# Cinesamples Session Drum Series: All Vol 1 + 2 + 3 = Bundle Price of $99!



## Cinesamples (Jul 13, 2009)

*Cinesamples Session Drummer Series*
_You'll never hire a live player again !!! (mu wah ha ha ha) _

Volume 1: Medium Swing Sticks @ 116 BPM ($49)
Volume 2: Ballad Brushes @ 58 BPM ($49)
Volume 3: Medium Swing Brushes @ 116 ($49)

*Volume 1 + 2 +3 Bundle: Special Sales price of $99 !!!!!! *

go here:

http://www.cinesamples.com/products/session-drummer-series/

for further explanations and audio and video demos

Basically these libraries are one stop solutions towards making drum tracks in these styles. They contain loops and a really nice construction kit!

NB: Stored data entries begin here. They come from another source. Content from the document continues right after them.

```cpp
__device__ __forceinline__ uint64_t class_head_before(const uint64_t* __restrict__ key, uint64_t seg0, uint64_t base, int shift, int lane) {
  if (base == seg0) return base;
  const uint64_t target = key[base] >> shift;
  const uint64_t off = base - seg0;
  const uint32_t back = off < 64u ? (uint32_t)off : 64u;
  const bool eq = (uint32_t)lane < back && (key[base - 1u - (uint32_t)lane] >> shift) == target;
  const uint64_t ne = ~__ballot(eq);
  const uint32_t m = ne ? (uint32_t)__builtin_ctzll(ne) : 64u;
  if (m < 64u || off <= 64u) return base - m;
  uint64_t lo = seg0, hi = base - 64u;
  while (hi > lo) {
    const uint64_t len = hi - lo, step = (len + 63u) / 64u, idx = lo + (uint64_t)lane * step;
    const bool hit = idx >= hi || (key[idx] >> shift) == target;
    const uint64_t hits = __ballot(hit);
    const uint32_t j = hits ? (uint32_t)__builtin_ctzll(hits) : 64u;
    if (!j) { hi = lo; break; }
    const uint64_t nhi = lo + (uint64_t)j * step;
    lo += (uint64_t)(j - 1u) * step + 1u;
    if (j < 64u && nhi < hi) hi = nhi;
  }
  return hi;
// ... 492 lines not shown
#pragma unroll
    for (int s = 0; s < 16; s++) {
      const uint32_t d = (comp[s] >> shift) & 255u;
      se[wcnt[w][d] + rk[s]] = ((uint64_t)comp[s] << 32) | pv[s];
    }
    __syncthreads();
#pragma unroll
    for (int s = 0; s < 16; s++) {
      const uint64_t e = se[(uint32_t)w * 1024u + (uint32_t)s * 64u + lane];
      comp[s] = (uint32_t)(e >> 32); pv[s] = (uint32_t)e;
    }
    __syncthreads();
  }
#pragma unroll
  for (int s = 0; s < 16; s++) {
    if ((ownm >> s) & 1u) {
      const uint32_t x = (uint32_t)w * 1024u + (uint32_t)s * 64u + lane;
      const uint32_t pc = x ? (uint32_t)(se[x - 1] >> 32) : ~comp[s];
      hflag[wb + x] = (uint8_t)((comp[s] != pc ? HF_NEW : 0u) | ((comp[s] >> 20) != (pc >> 20) ? HF_OLD : 0u));
      val[wb + x] = pv[s];
    }
  }
}
__global__ __launch_bounds__(1024) void scan_u32_single(uint32_t* __restrict__ arr, uint32_t n, uint32_t* __restrict__ total, uint32_t* __restrict__ host_total) {
  __shared__ uint32_t sm[16];
  uint32_t carry = 0;
  for (uint32_t base = 0; base < n; base += 1024) {
    const uint32_t i = base + threadIdx.x;
    uint32_t v = i < n ? arr[i] : 0u, tot;
    const uint32_t ex = block_excl_sum<1024>(v, sm, tot);
    if (i < n) arr[i] = carry + ex;
    carry += tot;
  }
  if (threadIdx.x == 0) { *total = carry; *host_total = carry; }
}
__device__ __forceinline__ void defer_flags(uint32_t A, const uint8_t* __restrict__ dflag, const uint64_t* __restrict__ key, uint64_t a0,
                                            uint32_t& f, uint32_t& heads, uint64_t (&k8)[8]) {
  f = 0; heads = 0;
  if (a0 >= A) return;
  if (a0 + 8 <= A) {
    const uint64_t w = *(const uint64_t*)(dflag + a0);
#pragma unroll
    for (int j = 0; j < 8; j++) f |= (uint32_t)((w >> (8 * j)) & 1ull) << j;
  } else for (int j = 0; j < 8; j++) if (a0 + j < A && dflag[a0 + j]) f |= 1u << j;
  if (!f) return;
#pragma unroll
  for (int j = 0; j < 8; j++) k8[j] = a0 + j < A ? key[a0 + j] : 0ull;
  const bool pf = a0 && dflag[a0 - 1];
  uint64_t prev = pf ? key[a0 - 1] >> 20 : ~0ull;
  bool prev_def = pf;
#pragma unroll
  for (int j = 0; j < 8; j++) {
    const bool d = (f >> j) & 1u;
    if (d && (!prev_def || prev != (k8[j] >> 20))) heads |= 1u << j;
    prev_def = d; prev = k8[j] >> 20;
  }
}
// ... 149 lines not shown
  if (tile >= Tn) return;
#pragma unroll 4
  for (int it = 0; it < 16; it++) {
    const uint64_t a = (uint64_t)tile * RS_TILE + (uint32_t)it * 256 + threadIdx.x;
    if (a >= M) break;
    const uint32_t blk = (uint32_t)(a / g.stride), p = (uint32_t)(a - (uint64_t)blk * g.stride), n = blk_len(g, blk);
    const uint8_t* t = T + (size_t)blk * g.stride;
    uint8_t* u = U + (size_t)blk * g.stride;
    const uint32_t s = __builtin_nontemporal_load(SA + a);
    const uint32_t p0 = R[(size_t)blk * g.stride];
    if (p == p0) u[0] = t[n - 1];
    else u[p < p0 ? p + 1 : p] = t[s - 1];
  }
}

enum Counter { CN_SURVIVORS = 0, CN_GROUPS = 1, CN_DEFERRED = 2, CN_DEFERRED_GROUPS = 3, CN_LARGE_GROUP = 4 };

size_t BwtWork::bytes_needed(size_t cap) {
  const size_t T = RadixWork::hist_tiles_for(cap);
  size_t b = 0;
  auto add = [&](size_t n) { b += (n + 255) & ~(size_t)255; };
  add(cap * 8); add(cap * 8); add(cap * 4); add(cap * 4); add(cap * 4); add(cap * 4); add(cap * 4);
  add(cap * 4); add(cap * 4); add(cap); add(cap);
  add(RadixWork::hist_words(T) * 4); add(256 * RadixWork::segs_for(cap) * 4); add(3 * T * 4); add(64);
  return b + 4096;
}
int BwtWork::carve(Arena& a, size_t cap_) {
  cap = cap_;
  const size_t T = RadixWork::hist_tiles_for(cap);
  key[0] = a.take<uint64_t>(cap); key[1] = a.take<uint64_t>(cap);
  val[0] = a.take<uint32_t>(cap); val[1] = a.take<uint32_t>(cap);
  pos[0] = a.take<uint32_t>(cap); pos[1] = a.take<uint32_t>(cap);
  gord = a.take<uint32_t>(cap);
  R = a.take<uint32_t>(cap); SA = a.take<uint32_t>(cap); dflag = a.take<uint8_t>(cap); hflag = a.take<uint8_t>(cap);
  CJS_TRY(rs.carve(a, T, RadixWork::segs_for(cap)));
  tile_cnt = a.take<uint32_t>(3 * T); counters = a.take<uint32_t>(16);
  if (!counters) return CJS_E_OUT_OF_MEMORY;
  if (!h_counters) CJS_HIP_TRY(hipHostMalloc((void**)h_counters.put(), 64));
  if (!ev_scan) CJS_HIP_TRY(hipEventCreateWithFlags(ev_scan.put(), hipEventDisableTiming));
  return 0;
}

struct Plan {
  bool segmented, packed;
  bool sweeps;
  int nsym, bits;
  int gs1, carried;
  SegGeom sg; GenSrc gen;
  const uint8_t* Tx; uint8_t* U;
};
template <typename G>
static Plan plan_round1(const BwtWork& w, const G& g, bool cyclic, const uint8_t* d_T, uint8_t* d_U) {
  constexpr bool VAR = std::is_same_v<G, VarGeom>;
  Plan p;
  const int sym_bits = cyclic ? 8 : 9;
  const uint32_t tps = ((g.nb > 1 ? g.stride : g.n_last) + RS_TILE - 1) / RS_TILE;
  p.segmented = !VAR && (uint64_t)g.nb * tps <= w.rs.hist_tiles && g.nb <= w.rs.bintot_segs && getenv("CJS_NO_SEGMENTED_SORT") == nullptr;
  p.packed = p.segmented && cyclic;
  p.sweeps = g.nb >= 8 && p.packed;
// ... 28 lines not shown
  hipLaunchKernelGGL(bwt_phase2_records, dim3(p.sg.nseg * p.sg.tps), dim3(256), 0, s, w.key[r.c], p.sg, p.gen.T, w.rs.hist, w.key[1 - r.c]);
  r.c = 1 - r.c;
  return radix_passes<uint64_t>(s, w.rs, w.key[0], w.val[0], w.key[1], w.val[1], r.c, r.A, 48, 64, lt, &p.sg, nullptr, true, true, w.dflag);
}

template <typename TG>
static void launch_tile_sort(hipStream_t s, uint32_t Tt, uint64_t* key, uint32_t* val, uint8_t* hflag, uint32_t A, uint8_t* dflag, uint32_t ngroups, const TG& tg) {
  if (ngroups && A / ngroups >= 5) hipLaunchKernelGGL(bwt_tile_sort_radix<TG>, dim3(xcd_grid(Tt)), dim3(256), 0, s, key, val, hflag, A, dflag, tg, Tt);
  else hipLaunchKernelGGL(bwt_tile_sort<TG>, dim3(xcd_grid(Tt)), dim3(256), 0, s, key, val, hflag, A, dflag, tg, Tt);
}
static int sort_round_whole(hipStream_t s, BwtWork& w, Round& r, LaunchTimes* lt) {
  CJS_TRY((radix_passes<uint64_t>(s, w.rs, w.key[0], w.val[0], w.key[1], w.val[1], r.c, r.A, 0, r.bits, lt)));
  hipLaunchKernelGGL(bwt_key_flags, dim3((r.A + 255) / 256 < 8192u ? (r.A + 255) / 256 : 8192u), dim3(256), 0, s, w.key[r.c], r.A, w.hflag);
  CJS_HIP_TRY(hipGetLastError());
  return 0;
}
static bool tile_sorted_round(uint32_t A) { return A >= 2 * TS_WIN; }
template <typename TG>
static int sort_round(hipStream_t s, BwtWork& w, Round& r, LaunchTimes* lt, const TG& tg) {
  if (!tile_sorted_round(r.A)) return sort_round_whole(s, w, r, lt);
  const uint32_t A = r.A, Tt = (A + TS_NOM - 1) / TS_NOM, Tg = (A + TS_GT - 1) / TS_GT;
  const int c = r.c;
  uint8_t* dflag = w.dflag;
  uint32_t* tcount = w.tile_cnt;
  if (r.no_large_groups) {
    launch_tile_sort(s, Tt, w.key[c], w.val[c], w.hflag, A, nullptr, r.ngroups, tg);
    CJS_HIP_TRY(hipGetLastError());
    return 0;
  }
  dev_fill(s, dflag, 1, A);
  launch_tile_sort(s, Tt, w.key[c], w.val[c], w.hflag, A, dflag, r.ngroups, tg);
  uint32_t* hcount = w.rs.hist;
  hipLaunchKernelGGL(bwt_defer_count, dim3(Tg), dim3(256), 0, s, A, dflag, w.key[c], tcount, hcount);
  hipLaunchKernelGGL(scan_u32_single, dim3(1), dim3(1024), 0, s, hcount, Tg, w.counters + CN_DEFERRED_GROUPS, w.h_counters + CN_DEFERRED_GROUPS);
  hipLaunchKernelGGL(scan_u32_single, dim3(1), dim3(1024), 0, s, tcount, Tg, w.counters + CN_DEFERRED, w.h_counters + CN_DEFERRED);
  CJS_HIP_TRY(hipStreamSynchronize(s));
  const uint32_t D = w.h_counters[CN_DEFERRED];
  if (env_debug()) fprintf(stderr, "[cjs bwt]   tile sort: %u of %u suffixes in groups > %u\n", D, A, TS_MAXGRP);
  if (D == 0) { r.no_large_groups = true; return 0; }
  if ((size_t)D > w.cap / 2) {
    const uint32_t Tk = (A + RS_TILE - 1) / RS_TILE;
    hipLaunchKernelGGL(bwt_gather_keys<decltype(tg.g)>, dim3(xcd_grid(Tk)), dim3(256), 0, s, tg.g, tg.cyclic, A, tg.h, tg.R, w.val[c], tg.pos, tg.gord, w.key[c], Tk);
    return sort_round_whole(s, w, r, lt);
  }
  uint64_t* dk0 = w.key[1 - c]; uint64_t* dk1 = dk0 + w.cap / 2;
  uint32_t* dv0 = w.val[1 - c]; uint32_t* dv1 = dv0 + w.cap / 2;
  uint32_t* dpos = w.pos[1 - r.pc];
  hipLaunchKernelGGL(bwt_defer_gather, dim3(Tg), dim3(256), 0, s, w.key[c], w.val[c], A, dflag, tcount, hcount, dk0, dv0, dpos);
  int cur = 0;
  const uint32_t ndg = w.h_counters[CN_DEFERRED_GROUPS];
  CJS_TRY((radix_passes<uint64_t>(s, w.rs, dk0, dv0, dk1, dv1, cur, D, 0, 20 + bits_for(ndg ? ndg - 1 : 0), lt)));
  hipLaunchKernelGGL(bwt_defer_scatter, dim3((D + 255) / 256 < 8192u ? (D + 255) / 256 : 8192u), dim3(256), 0, s, D, cur ? dk1 : dk0, cur ? dv1 : dv0, dpos,
                     w.hflag, w.val[c]);
  CJS_HIP_TRY(hipGetLastError());
  return 0;
}

template <bool FIRST, bool PACKED, int SWEEP, typename G>
static void launch_apply(hipStream_t s, BwtWork& w, const G& g, const Plan& p, const Round& r, uint32_t T) {
  hipLaunchKernelGGL((bwt_apply<FIRST, PACKED, SWEEP, G>), dim3(xcd_grid(T)), dim3(256), 0, s, FIRST ? w.key[r.c] : nullptr, FIRST ? nullptr : w.hflag,
                     w.val[r.c], w.pos[r.pc], r.A, g, w.tile_cnt, T, w.R, w.SA, w.val[1 - r.c], w.pos[1 - r.pc], w.gord, HalfMap{SWEEP ? 2u : 1u, g.stride},
                     p.Tx, p.U, w.counters + CN_LARGE_GROUP, p.gs1, p.carried);
}
template <typename G>
static int regroup(hipStream_t s, BwtWork& w, const G& g, const Plan& p, const Round& r) {
  const uint32_t T = (r.A + RS_TILE - 1) / RS_TILE;
  const bool first = r.rounds == 0, sweeps = first && p.sweeps;
  if (sweeps) launch_apply<true, true, 1>(s, w, g, p, r, T);
  else if (first) hipLaunchKernelGGL(bwt_flags, dim3(T), dim3(256), 0, s, w.key[r.c], r.A, w.tile_cnt, T, p.gs1, w.counters + CN_LARGE_GROUP, g.stride);
  else hipLaunchKernelGGL(bwt_flags_bytes, dim3(T), dim3(256), 0, s, w.hflag, r.A, w.tile_cnt, T, w.counters + CN_LARGE_GROUP);
  hipLaunchKernelGGL(bwt_scan_tiles, dim3(1), dim3(1024), 0, s, w.tile_cnt, T, w.counters, w.h_counters);
  CJS_HIP_TRY(hipEventRecord(w.ev_scan, s));
  if (sweeps) launch_apply<true, true, 2>(s, w, g, p, r, T);
  else if (first && p.packed) launch_apply<true, true, 0>(s, w, g, p, r, T);
  else if (first) launch_apply<true, false, 0>(s, w, g, p, r, T);
  else launch_apply<false, false, 0>(s, w, g, p, r, T);
  return 0;
}

template <typename G>
static void prepare_next(hipStream_t s, BwtWork& w, const G& g, bool cyclic, Round& r, TsGatherT<G>& tg) {
  if (tile_sorted_round(r.A)) tg = TsGatherT<G>{w.R, w.pos[r.pc], w.gord, r.h, (int)cyclic, g};
  else {
    const uint32_t Tg = (r.A + RS_TILE - 1) / RS_TILE;
    hipLaunchKernelGGL(bwt_gather_keys<G>, dim3(xcd_grid(Tg)), dim3(256), 0, s, g, (int)cyclic, r.A, r.h, w.R, w.val[r.c], w.pos[r.pc], w.gord, w.key[r.c], Tg);
  }
  r.h = r.h < (1u << 29) ? r.h * 2 : r.h;
  r.bits = 20 + bits_for(r.ngroups ? r.ngroups - 1 : 0);
}

template <typename G>
static int bwt_run_impl(hipStream_t s, BwtWork& w, const uint8_t* d_T, const G g, bool cyclic, uint8_t* d_U, uint32_t* d_pidx,
                        cjs_stats* stats, bool resolve_stats) {
  constexpr bool VAR = std::is_same_v<G, VarGeom>;
// ... 61 lines not shown
```

compressjs-flattened_amd/csrc/cjs_internal.h:

```cpp
#pragma once
#include <hip/hip_runtime.h>
#include <stdint.h>
#include <stddef.h>
#include <stdio.h>
#include <new>
#include "cjs_hip.h"

#define CJS_HIP_TRY(expr)                                                                   \
  do {                                                                                      \
    hipError_t _e = (expr);                                                                 \
    if (_e != hipSuccess) {                                                                 \
      fprintf(stderr, "[cjs_hip] %s failed: %s (%s:%d)\n", #expr, hipGetErrorString(_e), __FILE__, __LINE__); \
      return _e == hipErrorOutOfMemory ? CJS_E_OUT_OF_MEMORY : CJS_E_HIP;                    \
    }                                                                                       \
  } while (0)
#define CJS_TRY(expr) do { int _rc = (expr); if (_rc) return _rc; } while (0)

namespace cjs {

void clear_detail();
void set_detail(const char* fmt, ...);
bool env_debug(); bool env_no_ctx_cache();

#define CJS_GUARD_BEGIN try {
// ... 127 lines not shown
  }
};

struct SegGeom; struct GenSrc;
template <typename K>
int radix_passes(hipStream_t s, RadixWork& w, K* k0, uint32_t* v0, K* k1, uint32_t* v1, int& cur, uint32_t n, int lo_bit, int hi_bit,
                 LaunchTimes* lt = nullptr, const SegGeom* seg = nullptr, const GenSrc* gen = nullptr, bool noval = false,
                 bool first_hist_ready = false, uint8_t* dig = nullptr);
int radix_pass_segments(hipStream_t s, RadixWork& w, uint32_t* k0, uint32_t* v0, uint32_t* k1, uint32_t* v1, int& cur, uint32_t nseg, uint32_t stride,
                        int lo_bit, int hi_bit, bool noval, bool first_hist_ready);

struct BwtWork {
  size_t cap = 0;
  uint64_t* key[2] = {nullptr, nullptr};
  uint32_t* val[2] = {nullptr, nullptr};
  uint32_t* pos[2] = {nullptr, nullptr};
  uint32_t* gord = nullptr;
  uint32_t* R = nullptr;
  uint32_t* SA = nullptr;
  uint8_t* dflag = nullptr;
  uint8_t* hflag = nullptr;
  RadixWork rs;
  uint32_t* tile_cnt = nullptr;
  uint32_t* counters = nullptr;
  Pinned<uint32_t> h_counters;
  Event ev_scan;
  LaunchTimes lt;
  static size_t bytes_needed(size_t cap);
  int carve(Arena& a, size_t cap);
};

int bwt_run(hipStream_t s, BwtWork& w, const uint8_t* d_T, uint32_t nb, uint32_t stride, uint32_t n_last,
            bool cyclic, uint8_t* d_U, uint32_t* d_pidx, cjs_stats* stats, bool resolve_stats = true);
int bwt_run_var(hipStream_t s, BwtWork& w, const uint8_t* d_T, uint32_t nb, uint32_t stride, const uint32_t* d_len,
                uint8_t* d_U, uint32_t* d_pidx);
int ibwt_sentinel_run(hipStream_t s, const uint8_t* d_T, uint32_t max_len, uint32_t nb, const uint32_t* lens, const uint32_t* pidx, uint8_t* d_out);
struct MtfBufs;
int bwtc_model_launch(hipStream_t s, bool fast, const MtfBufs& mb, uint32_t nb, uint64_t* d_steps, size_t step_stride, uint32_t* d_nsteps);

}
```

compressjs-flattened_amd/csrc/huff.hip:

```cpp
#include "cjs_internal.h"
#include "prims.hpp"
#include "huff.h"

namespace cjs {

constexpr int MAXSYM = 258;
constexpr int MAX_BITS = 20;
constexpr int GSZ = 50;
constexpr int PD_GROUPS = 80;

__device__ uint64_t g_huff_clk[32];
__device__ uint64_t g_bt_clk[8];
#define BT_MARK(i) do { if (blockIdx.x == 0 && threadIdx.x == 0) g_bt_clk[i] = wall_clock64(); } while (0)
#define HB_MARK(i) do { if (dbg && blockIdx.x == 0 && threadIdx.x == 0) g_huff_clk[i] = wall_clock64(); } while (0)

__device__ __forceinline__ int ha_mod(int x, int len) { return x >= len ? x - len : x; }
__device__ __forceinline__ int ha_first(const int* a, int len, int i, int nodes_to_move) {
  const int limit = i;
  int k = len - 2;
  while (i >= nodes_to_move && ha_mod(a[i], len) > limit) { k = i; i -= (limit - i + 1); }
  if (i < nodes_to_move - 1) i = nodes_to_move - 1;
  while (k > i + 1) {
    const int mid = (i + k) >> 1;
    if (ha_mod(a[mid], len) > limit) k = mid; else i = mid;
// ... 252 lines not shown
          atomicAdd(&rep[(e1 / GSZ == gc ? sc : sd) * 260 + (ys[q] >> 16)], 1u);
        }
      }
    }
    if (i_hi >= npos) for (uint32_t i = nv * 8 + threadIdx.x; i < npos; i += 1024) atomicAdd(&rep[sel[i / GSZ] * 260 + A[i]], 1u);
  }
}
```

So next time you get the call, the night before the mix, from the music editor saying, "Oh can you do a jazz trio ballad for the night club scene?" - you get to KEEP the royalties by not farming it out to a library. ... Which is the whole point? No?


_
PS Jazz is still cool, I just got the memo_



Mike and Mike 
Cinesamples.com
admin at cinesamples dot com


----------



## Cinesamples (Jul 13, 2009)

*Re: Cinesamples Session Drummer Series Vol 1 Medium Swing Sticks*

EDITED


----------



## Cinesamples (Jul 20, 2009)

*Re: Cinesamples Session Drum Series: Vol 1 Swing Sticks/Vol 2 Ballad Brushes*

This stuff is now for sale, I tried enclosing some graphics but got errors.


----------



## Craig Sharmat (Jul 20, 2009)

*Re: Cinesamples Session Drum Series: Vol 1 Swing Sticks/Vol 2 Ballad Brushes*

Hey Mikes...nice stuff

As a jazzer this stuff sounds like a good thing to have. Really like it.


----------



## Cinesamples (Jul 21, 2009)

*Re: Cinesamples Session Drum Series: Vol 1 Swing Sticks/Vol 2 Ballad Brushes*

Just posted a very tasteful ballad demo done by Greg Schlaepfer. Volume 3 will most likely arrive by the end of the week - we will be sending a further coupon to those purchasing vol's 1 + 2 - making all three together a killer deal.


----------



## germancomponist (Jul 21, 2009)

Nice idea, this libs! Sounds cool.

I wanted to buy via paypal but it says I have first to bring my money to them..., uhm .


----------



## IvanP (Jul 21, 2009)

*Re: Cinesamples Session Drum Series: Vol 1 Swing Sticks/Vol 2 Ballad Brushes*

That's exactly what I needed guys! I've been looking for some "real" and actually usable stuff like that, without having to give it an absurd funky vibe or anything too fancy...I only wish I had it on a previous project :mrgreen: 

Great neat sound, downloading as we speak 

I got the bundle, any hint on the price for the third installment? 

Best, 

Iván


----------



## MaraschinoMusic (Jul 21, 2009)

*Re: Cinesamples Session Drum Series: Vol 1 Swing Sticks/Vol 2 Ballad Brushes*

Sounds great, I especially like Greg Schlaepfer's Kit Only demos. /\~O 

Small heads up: the Ballad Brushes user manual link on your site points to the Medium Swing Sticks user manual, not the Ballad Brushes manual... :cry:


----------



## PolarBear (Jul 21, 2009)

Nice sounding! The demos are well hidden though  I had to scroll twice over the page hehe...


----------



## Cinesamples (Jul 22, 2009)

*Re: Cinesamples Session Drum Series: Vol 1 Swing Sticks/Vol 2 Ballad Brushes*



Musictronics @ Tue Jul 21 said:


> Small heads up: the Ballad Brushes user manual link on your site points to the Medium Swing Sticks user manual, not the Ballad Brushes manual... :cry:



Ok hopefully this is fixed now.


Hey Ivan,
Not sure of the price yet, will know more soon.

Hey germancomponist,
Are you having some sort of paypal problem with our site?


----------



## gregjazz (Jul 22, 2009)

*Re: Cinesamples Session Drum Series: Vol 1 Swing Sticks/Vol 2 Ballad Brushes*



JMDNYC @ Tue Jul 21 said:


> I'd like to throw in a mini-review since I now have both libraries. I often have to do cues in a jazz style, and I've bought both EZDrummer Jazz and the Garritan JABB just to use the swirled brushes. This library is the best solution yet for brushes, and the combination of loops and kits is a really great approach. You can go between them seemlessly -- use the loop for in-time sections then switch to the kit for off-beats accents or certain hits, and they match perfectly.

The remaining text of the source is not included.